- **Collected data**
%%

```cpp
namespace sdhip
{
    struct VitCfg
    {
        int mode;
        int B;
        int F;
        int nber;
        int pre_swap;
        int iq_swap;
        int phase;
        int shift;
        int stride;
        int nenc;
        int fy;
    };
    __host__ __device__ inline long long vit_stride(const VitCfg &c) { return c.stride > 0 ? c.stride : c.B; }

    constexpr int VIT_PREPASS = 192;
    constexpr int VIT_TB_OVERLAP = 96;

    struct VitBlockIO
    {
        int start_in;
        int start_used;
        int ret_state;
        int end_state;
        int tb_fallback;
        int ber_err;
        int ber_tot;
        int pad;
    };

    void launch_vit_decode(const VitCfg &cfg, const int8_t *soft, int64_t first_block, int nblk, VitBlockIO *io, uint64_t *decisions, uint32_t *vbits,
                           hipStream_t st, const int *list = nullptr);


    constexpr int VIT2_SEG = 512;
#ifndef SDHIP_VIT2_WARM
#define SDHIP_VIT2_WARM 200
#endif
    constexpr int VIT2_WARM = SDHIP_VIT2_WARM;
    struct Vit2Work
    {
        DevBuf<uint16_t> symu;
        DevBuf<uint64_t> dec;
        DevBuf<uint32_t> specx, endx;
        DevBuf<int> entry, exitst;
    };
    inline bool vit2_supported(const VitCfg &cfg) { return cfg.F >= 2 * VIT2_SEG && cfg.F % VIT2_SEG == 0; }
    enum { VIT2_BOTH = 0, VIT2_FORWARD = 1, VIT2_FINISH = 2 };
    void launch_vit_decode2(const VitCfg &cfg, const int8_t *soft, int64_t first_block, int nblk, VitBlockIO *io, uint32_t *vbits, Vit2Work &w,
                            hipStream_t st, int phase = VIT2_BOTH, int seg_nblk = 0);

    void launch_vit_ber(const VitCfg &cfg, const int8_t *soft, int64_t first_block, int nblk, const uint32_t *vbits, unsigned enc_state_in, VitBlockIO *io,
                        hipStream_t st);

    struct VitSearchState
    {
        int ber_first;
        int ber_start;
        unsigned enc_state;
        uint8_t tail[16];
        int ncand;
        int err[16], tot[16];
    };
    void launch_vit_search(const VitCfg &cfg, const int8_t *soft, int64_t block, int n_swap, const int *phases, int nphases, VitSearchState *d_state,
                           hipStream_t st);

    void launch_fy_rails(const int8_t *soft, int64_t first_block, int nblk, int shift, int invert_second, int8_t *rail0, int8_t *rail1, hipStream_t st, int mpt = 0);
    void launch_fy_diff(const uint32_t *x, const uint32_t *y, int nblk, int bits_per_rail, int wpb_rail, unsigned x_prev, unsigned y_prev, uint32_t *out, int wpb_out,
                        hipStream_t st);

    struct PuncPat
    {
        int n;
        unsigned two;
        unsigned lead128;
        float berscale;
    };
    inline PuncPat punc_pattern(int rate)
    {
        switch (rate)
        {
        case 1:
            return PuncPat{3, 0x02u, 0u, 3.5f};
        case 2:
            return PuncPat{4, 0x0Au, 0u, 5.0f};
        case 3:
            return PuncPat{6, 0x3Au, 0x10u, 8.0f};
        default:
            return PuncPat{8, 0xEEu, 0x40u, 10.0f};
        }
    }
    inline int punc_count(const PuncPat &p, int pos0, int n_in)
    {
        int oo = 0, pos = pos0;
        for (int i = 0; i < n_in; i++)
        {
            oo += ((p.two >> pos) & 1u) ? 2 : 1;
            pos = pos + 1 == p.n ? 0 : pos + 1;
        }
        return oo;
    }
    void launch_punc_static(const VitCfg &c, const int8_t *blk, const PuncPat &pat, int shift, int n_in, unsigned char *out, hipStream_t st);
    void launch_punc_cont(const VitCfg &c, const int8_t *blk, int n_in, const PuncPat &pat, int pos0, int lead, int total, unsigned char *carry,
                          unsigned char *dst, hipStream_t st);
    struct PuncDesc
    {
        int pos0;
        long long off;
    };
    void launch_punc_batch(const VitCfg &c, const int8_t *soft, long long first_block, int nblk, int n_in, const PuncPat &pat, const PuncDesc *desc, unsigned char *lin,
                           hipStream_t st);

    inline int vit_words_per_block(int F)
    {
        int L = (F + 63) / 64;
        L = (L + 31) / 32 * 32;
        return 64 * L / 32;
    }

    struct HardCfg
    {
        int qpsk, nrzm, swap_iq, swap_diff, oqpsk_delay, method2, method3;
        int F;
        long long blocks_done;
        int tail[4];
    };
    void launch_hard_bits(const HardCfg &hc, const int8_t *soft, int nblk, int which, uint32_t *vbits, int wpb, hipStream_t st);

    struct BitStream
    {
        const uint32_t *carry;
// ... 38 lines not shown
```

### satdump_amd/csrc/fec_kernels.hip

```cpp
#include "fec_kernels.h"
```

%%
%%

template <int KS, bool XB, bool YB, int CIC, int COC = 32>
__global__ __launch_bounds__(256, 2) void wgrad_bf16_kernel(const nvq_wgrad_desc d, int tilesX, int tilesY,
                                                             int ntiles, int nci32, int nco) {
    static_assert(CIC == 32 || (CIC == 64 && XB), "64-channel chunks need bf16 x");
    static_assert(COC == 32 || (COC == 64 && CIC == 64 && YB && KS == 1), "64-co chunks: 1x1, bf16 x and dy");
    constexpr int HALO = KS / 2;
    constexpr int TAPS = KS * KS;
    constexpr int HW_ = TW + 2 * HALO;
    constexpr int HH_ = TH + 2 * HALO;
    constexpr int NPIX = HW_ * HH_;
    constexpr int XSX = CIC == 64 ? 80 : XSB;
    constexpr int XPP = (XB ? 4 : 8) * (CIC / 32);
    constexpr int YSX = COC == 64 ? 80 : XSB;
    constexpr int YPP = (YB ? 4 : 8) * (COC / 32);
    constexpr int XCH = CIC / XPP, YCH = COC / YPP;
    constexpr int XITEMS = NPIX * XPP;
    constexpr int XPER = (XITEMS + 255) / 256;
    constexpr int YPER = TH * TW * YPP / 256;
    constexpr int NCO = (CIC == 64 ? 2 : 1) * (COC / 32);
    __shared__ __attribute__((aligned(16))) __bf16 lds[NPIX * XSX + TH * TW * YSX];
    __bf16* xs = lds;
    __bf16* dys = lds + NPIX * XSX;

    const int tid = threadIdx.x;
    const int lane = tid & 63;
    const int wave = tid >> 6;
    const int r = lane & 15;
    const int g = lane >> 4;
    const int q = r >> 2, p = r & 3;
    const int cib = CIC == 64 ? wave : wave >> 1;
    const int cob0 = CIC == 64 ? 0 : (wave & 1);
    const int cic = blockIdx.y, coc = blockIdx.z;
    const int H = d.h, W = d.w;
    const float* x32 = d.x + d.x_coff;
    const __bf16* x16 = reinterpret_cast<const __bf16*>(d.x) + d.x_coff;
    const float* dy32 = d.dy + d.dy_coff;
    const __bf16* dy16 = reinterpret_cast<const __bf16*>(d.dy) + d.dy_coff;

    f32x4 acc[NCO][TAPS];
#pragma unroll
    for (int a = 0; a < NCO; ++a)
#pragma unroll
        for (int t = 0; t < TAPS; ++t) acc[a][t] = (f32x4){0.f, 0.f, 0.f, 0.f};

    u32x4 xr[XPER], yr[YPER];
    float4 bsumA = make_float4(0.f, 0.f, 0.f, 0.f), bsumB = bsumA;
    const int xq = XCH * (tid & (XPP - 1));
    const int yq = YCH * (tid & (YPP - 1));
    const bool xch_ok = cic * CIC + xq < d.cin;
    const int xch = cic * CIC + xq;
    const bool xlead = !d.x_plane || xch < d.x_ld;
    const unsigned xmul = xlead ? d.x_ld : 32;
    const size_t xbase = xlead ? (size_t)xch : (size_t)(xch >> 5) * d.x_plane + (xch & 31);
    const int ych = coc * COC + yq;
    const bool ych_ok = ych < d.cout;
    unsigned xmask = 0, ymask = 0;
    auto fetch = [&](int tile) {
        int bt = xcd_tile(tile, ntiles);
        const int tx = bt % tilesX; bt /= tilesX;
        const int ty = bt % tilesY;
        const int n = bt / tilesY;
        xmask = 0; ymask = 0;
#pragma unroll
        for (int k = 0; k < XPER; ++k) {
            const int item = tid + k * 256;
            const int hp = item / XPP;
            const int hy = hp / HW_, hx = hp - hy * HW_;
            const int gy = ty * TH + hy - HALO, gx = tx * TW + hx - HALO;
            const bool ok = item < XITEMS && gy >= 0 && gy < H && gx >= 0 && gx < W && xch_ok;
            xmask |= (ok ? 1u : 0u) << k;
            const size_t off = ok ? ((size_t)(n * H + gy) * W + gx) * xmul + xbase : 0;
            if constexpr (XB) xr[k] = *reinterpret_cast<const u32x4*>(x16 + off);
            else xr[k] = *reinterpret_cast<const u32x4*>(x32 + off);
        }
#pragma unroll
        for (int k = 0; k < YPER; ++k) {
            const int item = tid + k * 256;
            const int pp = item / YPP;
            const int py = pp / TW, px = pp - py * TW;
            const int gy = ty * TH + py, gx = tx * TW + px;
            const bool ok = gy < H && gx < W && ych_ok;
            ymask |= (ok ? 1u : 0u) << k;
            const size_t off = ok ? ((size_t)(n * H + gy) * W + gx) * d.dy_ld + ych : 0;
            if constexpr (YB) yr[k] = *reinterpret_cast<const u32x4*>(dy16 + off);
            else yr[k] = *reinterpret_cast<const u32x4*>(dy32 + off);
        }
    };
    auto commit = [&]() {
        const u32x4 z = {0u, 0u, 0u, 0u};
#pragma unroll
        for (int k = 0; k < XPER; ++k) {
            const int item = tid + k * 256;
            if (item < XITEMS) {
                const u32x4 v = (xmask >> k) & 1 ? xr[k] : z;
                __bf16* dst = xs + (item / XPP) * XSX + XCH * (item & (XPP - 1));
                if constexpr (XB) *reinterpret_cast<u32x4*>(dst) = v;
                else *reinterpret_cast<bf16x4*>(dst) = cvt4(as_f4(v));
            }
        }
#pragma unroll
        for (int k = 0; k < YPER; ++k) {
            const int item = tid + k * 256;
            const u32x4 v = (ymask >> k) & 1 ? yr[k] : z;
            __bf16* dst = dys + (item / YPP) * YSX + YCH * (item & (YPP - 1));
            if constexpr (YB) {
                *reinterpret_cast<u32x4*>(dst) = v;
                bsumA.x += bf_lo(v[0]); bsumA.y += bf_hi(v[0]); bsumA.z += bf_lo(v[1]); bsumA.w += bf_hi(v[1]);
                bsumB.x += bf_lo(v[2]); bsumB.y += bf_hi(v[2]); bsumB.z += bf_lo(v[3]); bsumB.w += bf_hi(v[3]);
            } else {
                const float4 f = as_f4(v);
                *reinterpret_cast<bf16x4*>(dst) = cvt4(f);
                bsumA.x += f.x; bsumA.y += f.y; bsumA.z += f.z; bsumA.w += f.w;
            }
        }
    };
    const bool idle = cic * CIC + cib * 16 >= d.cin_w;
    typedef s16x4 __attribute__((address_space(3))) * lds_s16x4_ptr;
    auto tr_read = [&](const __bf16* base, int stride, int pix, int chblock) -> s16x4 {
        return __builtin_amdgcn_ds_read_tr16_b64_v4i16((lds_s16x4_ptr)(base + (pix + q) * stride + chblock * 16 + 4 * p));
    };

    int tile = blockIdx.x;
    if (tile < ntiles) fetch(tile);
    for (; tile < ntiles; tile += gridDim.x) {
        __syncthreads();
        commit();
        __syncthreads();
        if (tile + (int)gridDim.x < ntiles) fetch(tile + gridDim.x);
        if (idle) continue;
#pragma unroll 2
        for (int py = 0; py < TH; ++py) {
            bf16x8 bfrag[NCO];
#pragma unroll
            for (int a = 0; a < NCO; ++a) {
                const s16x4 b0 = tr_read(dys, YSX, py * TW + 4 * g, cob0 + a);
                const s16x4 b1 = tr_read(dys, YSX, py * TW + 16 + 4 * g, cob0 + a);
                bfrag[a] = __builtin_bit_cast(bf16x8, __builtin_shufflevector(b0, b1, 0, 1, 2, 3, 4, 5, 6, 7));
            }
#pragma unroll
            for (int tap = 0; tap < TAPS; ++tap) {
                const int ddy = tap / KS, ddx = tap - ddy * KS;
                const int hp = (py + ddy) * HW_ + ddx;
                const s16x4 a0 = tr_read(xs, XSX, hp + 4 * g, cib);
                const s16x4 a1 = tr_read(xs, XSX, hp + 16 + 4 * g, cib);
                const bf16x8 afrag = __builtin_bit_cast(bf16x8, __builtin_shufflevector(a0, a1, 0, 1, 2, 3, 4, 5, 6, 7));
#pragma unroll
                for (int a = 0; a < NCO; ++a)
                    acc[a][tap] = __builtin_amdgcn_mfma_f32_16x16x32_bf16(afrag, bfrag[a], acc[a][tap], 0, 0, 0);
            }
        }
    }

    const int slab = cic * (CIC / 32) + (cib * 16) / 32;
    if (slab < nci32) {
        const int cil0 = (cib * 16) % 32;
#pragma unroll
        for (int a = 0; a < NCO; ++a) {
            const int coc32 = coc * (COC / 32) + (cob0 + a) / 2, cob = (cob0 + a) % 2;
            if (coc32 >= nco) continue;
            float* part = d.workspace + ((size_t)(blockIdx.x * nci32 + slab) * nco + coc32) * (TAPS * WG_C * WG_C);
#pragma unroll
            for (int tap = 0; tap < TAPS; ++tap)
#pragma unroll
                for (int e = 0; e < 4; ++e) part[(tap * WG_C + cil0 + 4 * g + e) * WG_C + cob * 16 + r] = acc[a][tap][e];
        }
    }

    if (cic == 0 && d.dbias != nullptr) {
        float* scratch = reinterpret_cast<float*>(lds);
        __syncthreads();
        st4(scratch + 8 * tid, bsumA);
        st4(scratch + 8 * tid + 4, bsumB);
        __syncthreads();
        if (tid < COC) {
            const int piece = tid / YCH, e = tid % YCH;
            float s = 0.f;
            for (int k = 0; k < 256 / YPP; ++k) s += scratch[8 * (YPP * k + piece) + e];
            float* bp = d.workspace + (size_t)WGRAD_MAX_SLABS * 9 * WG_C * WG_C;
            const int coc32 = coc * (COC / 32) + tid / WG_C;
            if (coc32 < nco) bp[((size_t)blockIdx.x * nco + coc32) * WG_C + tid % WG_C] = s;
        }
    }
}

%%
%%

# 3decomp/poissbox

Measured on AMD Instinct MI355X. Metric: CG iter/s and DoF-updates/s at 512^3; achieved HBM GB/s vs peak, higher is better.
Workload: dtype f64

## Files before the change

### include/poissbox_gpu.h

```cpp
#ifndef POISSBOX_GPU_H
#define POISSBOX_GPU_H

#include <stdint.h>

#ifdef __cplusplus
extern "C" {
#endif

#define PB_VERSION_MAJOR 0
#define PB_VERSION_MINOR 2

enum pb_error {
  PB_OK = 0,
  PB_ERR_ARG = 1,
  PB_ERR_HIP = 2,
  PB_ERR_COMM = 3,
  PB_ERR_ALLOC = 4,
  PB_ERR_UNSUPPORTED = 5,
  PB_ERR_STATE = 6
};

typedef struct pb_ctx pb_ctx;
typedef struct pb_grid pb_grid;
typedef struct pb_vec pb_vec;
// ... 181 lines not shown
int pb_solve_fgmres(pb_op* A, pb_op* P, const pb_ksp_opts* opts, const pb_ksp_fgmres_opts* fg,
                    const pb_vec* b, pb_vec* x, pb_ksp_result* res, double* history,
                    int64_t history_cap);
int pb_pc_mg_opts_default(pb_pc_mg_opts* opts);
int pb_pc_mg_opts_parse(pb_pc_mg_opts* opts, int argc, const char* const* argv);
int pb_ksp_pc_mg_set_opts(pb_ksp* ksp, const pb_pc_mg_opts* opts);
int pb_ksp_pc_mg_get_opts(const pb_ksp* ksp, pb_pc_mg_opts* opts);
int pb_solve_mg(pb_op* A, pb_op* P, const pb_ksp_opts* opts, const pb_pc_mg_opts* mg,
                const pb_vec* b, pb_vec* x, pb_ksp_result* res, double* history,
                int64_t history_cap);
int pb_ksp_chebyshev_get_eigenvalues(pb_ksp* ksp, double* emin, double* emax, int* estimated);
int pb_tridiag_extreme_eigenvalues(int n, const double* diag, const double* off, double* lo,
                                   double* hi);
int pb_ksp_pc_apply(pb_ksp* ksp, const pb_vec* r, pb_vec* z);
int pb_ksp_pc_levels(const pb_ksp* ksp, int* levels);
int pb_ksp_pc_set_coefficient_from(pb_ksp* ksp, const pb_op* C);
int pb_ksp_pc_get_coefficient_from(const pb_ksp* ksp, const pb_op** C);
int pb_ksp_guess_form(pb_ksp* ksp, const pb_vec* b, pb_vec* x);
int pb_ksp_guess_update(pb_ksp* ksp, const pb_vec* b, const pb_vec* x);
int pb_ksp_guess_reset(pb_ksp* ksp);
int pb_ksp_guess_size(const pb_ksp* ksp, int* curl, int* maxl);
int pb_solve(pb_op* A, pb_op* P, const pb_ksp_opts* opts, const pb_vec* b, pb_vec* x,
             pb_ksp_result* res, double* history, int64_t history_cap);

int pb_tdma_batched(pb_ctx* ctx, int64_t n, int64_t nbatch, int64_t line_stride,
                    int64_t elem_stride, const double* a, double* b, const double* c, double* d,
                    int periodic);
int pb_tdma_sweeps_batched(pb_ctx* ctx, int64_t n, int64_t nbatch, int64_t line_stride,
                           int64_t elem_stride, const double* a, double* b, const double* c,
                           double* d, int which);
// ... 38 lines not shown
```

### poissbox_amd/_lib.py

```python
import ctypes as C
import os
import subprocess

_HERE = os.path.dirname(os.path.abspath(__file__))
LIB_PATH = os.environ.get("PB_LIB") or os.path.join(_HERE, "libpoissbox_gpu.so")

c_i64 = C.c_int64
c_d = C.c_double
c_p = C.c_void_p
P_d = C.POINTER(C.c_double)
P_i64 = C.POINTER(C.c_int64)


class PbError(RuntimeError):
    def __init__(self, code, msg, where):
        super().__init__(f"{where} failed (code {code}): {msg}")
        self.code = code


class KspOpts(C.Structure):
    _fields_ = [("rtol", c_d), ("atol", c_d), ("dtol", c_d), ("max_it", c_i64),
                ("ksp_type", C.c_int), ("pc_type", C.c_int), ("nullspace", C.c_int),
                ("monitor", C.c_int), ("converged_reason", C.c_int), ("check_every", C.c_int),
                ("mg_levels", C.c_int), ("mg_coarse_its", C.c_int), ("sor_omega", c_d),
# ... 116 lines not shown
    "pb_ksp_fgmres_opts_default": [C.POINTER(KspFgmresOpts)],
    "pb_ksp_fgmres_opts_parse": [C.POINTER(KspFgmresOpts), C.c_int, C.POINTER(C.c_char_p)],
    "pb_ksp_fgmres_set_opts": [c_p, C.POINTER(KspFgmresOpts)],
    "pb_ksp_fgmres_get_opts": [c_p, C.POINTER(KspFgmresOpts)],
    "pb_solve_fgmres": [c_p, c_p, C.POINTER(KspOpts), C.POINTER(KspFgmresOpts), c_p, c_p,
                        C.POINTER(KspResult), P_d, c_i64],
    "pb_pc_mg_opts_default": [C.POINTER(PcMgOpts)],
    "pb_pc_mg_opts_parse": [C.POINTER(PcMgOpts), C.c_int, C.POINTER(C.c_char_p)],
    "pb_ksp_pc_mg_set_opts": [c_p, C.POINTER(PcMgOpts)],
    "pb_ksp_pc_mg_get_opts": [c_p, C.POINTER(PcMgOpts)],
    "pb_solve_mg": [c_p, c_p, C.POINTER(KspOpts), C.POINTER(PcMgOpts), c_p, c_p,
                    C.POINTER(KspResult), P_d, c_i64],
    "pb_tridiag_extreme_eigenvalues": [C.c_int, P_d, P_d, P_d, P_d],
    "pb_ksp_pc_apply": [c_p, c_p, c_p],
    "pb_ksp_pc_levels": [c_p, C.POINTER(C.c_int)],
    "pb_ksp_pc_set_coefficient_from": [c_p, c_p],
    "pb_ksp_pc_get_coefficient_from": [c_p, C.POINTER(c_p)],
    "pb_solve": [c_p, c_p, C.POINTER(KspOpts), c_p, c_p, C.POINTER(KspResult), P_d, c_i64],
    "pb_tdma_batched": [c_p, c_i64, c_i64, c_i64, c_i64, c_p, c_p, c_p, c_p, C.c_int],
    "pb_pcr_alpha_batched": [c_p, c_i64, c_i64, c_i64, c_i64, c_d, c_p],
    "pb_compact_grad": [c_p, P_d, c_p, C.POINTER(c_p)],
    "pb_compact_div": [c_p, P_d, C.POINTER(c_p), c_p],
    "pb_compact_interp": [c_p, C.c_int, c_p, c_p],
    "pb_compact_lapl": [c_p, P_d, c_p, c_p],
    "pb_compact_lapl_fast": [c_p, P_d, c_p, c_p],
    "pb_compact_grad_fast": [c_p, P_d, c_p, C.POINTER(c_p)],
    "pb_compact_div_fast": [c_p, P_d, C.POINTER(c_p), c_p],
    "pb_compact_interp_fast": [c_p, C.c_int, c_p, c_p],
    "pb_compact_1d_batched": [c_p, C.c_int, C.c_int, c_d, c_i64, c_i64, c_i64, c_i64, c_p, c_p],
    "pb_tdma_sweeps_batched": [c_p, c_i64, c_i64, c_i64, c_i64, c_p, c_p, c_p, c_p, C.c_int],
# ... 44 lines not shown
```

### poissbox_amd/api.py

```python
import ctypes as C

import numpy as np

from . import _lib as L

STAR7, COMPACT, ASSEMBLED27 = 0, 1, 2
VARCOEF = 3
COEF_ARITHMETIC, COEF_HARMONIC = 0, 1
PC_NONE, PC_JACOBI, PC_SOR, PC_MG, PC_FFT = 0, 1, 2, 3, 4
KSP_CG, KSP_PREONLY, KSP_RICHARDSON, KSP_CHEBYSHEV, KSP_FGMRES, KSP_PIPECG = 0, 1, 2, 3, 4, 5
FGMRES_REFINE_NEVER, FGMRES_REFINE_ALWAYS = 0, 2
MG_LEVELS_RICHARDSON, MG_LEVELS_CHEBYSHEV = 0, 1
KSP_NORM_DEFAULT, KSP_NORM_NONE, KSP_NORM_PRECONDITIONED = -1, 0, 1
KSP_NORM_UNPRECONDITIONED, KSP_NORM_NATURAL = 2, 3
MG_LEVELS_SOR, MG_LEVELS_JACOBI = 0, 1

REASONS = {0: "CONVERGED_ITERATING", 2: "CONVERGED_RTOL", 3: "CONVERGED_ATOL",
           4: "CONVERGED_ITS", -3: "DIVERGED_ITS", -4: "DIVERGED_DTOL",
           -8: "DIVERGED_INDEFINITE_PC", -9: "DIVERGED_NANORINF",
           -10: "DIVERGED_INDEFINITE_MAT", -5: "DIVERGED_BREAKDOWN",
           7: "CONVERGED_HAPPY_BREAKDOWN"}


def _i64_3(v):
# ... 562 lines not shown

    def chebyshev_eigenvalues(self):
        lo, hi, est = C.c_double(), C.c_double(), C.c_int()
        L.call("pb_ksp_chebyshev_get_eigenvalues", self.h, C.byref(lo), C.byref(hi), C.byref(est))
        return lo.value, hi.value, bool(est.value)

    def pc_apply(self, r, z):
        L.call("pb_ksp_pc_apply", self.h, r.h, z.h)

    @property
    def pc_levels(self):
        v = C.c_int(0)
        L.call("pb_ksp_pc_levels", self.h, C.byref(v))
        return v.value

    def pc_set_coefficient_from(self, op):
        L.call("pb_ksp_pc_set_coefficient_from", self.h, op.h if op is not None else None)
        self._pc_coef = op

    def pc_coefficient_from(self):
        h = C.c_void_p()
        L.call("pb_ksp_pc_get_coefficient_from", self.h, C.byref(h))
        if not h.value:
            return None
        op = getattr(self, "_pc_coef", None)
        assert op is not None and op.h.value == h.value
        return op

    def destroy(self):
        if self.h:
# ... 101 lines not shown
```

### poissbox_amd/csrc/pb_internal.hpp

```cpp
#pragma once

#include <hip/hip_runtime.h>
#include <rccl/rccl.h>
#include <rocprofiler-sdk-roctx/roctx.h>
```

%%

- **WHAT IS REQUIRED**
Beginning at the line above that contains "const int q = r >> 2, p = r & 3;", return each line exactly through the line that contains "xmask = 0; ymask = 0;", and no others.

- **EXPECTED ANSWER**
    const int q = r >> 2, p = r & 3;
    const int cib = CIC == 64 ? wave : wave >> 1;
    const int cob0 = CIC == 64 ? 0 : (wave & 1);
    const int cic = blockIdx.y, coc = blockIdx.z;
    const int H = d.h, W = d.w;
    const float* x32 = d.x + d.x_coff;
    const __bf16* x16 = reinterpret_cast<const __bf16*>(d.x) + d.x_coff;
    const float* dy32 = d.dy + d.dy_coff;
    const __bf16* dy16 = reinterpret_cast<const __bf16*>(d.dy) + d.dy_coff;

    f32x4 acc[NCO][TAPS];
#pragma unroll
    for (int a = 0; a < NCO; ++a)
#pragma unroll
        for (int t = 0; t < TAPS; ++t) acc[a][t] = (f32x4){0.f, 0.f, 0.f, 0.f};

    u32x4 xr[XPER], yr[YPER];
    float4 bsumA = make_float4(0.f, 0.f, 0.f, 0.f), bsumB = bsumA;
    const int xq = XCH * (tid & (XPP - 1));
    const int yq = YCH * (tid & (YPP - 1));
    const bool xch_ok = cic * CIC + xq < d.cin;
    const int xch = cic * CIC + xq;
    const bool xlead = !d.x_plane || xch < d.x_ld;
    const unsigned xmul = xlead ? d.x_ld : 32;
    const size_t xbase = xlead ? (size_t)xch : (size_t)(xch >> 5) * d.x_plane + (xch & 31);
    const int ych = coc * COC + yq;
    const bool ych_ok = ych < d.cout;
    unsigned xmask = 0, ymask = 0;
    auto fetch = [&](int tile) {
        int bt = xcd_tile(tile, ntiles);
        const int tx = bt % tilesX; bt /= tilesX;
        const int ty = bt % tilesY;
        const int n = bt / tilesY;
        xmask = 0; ymask = 0;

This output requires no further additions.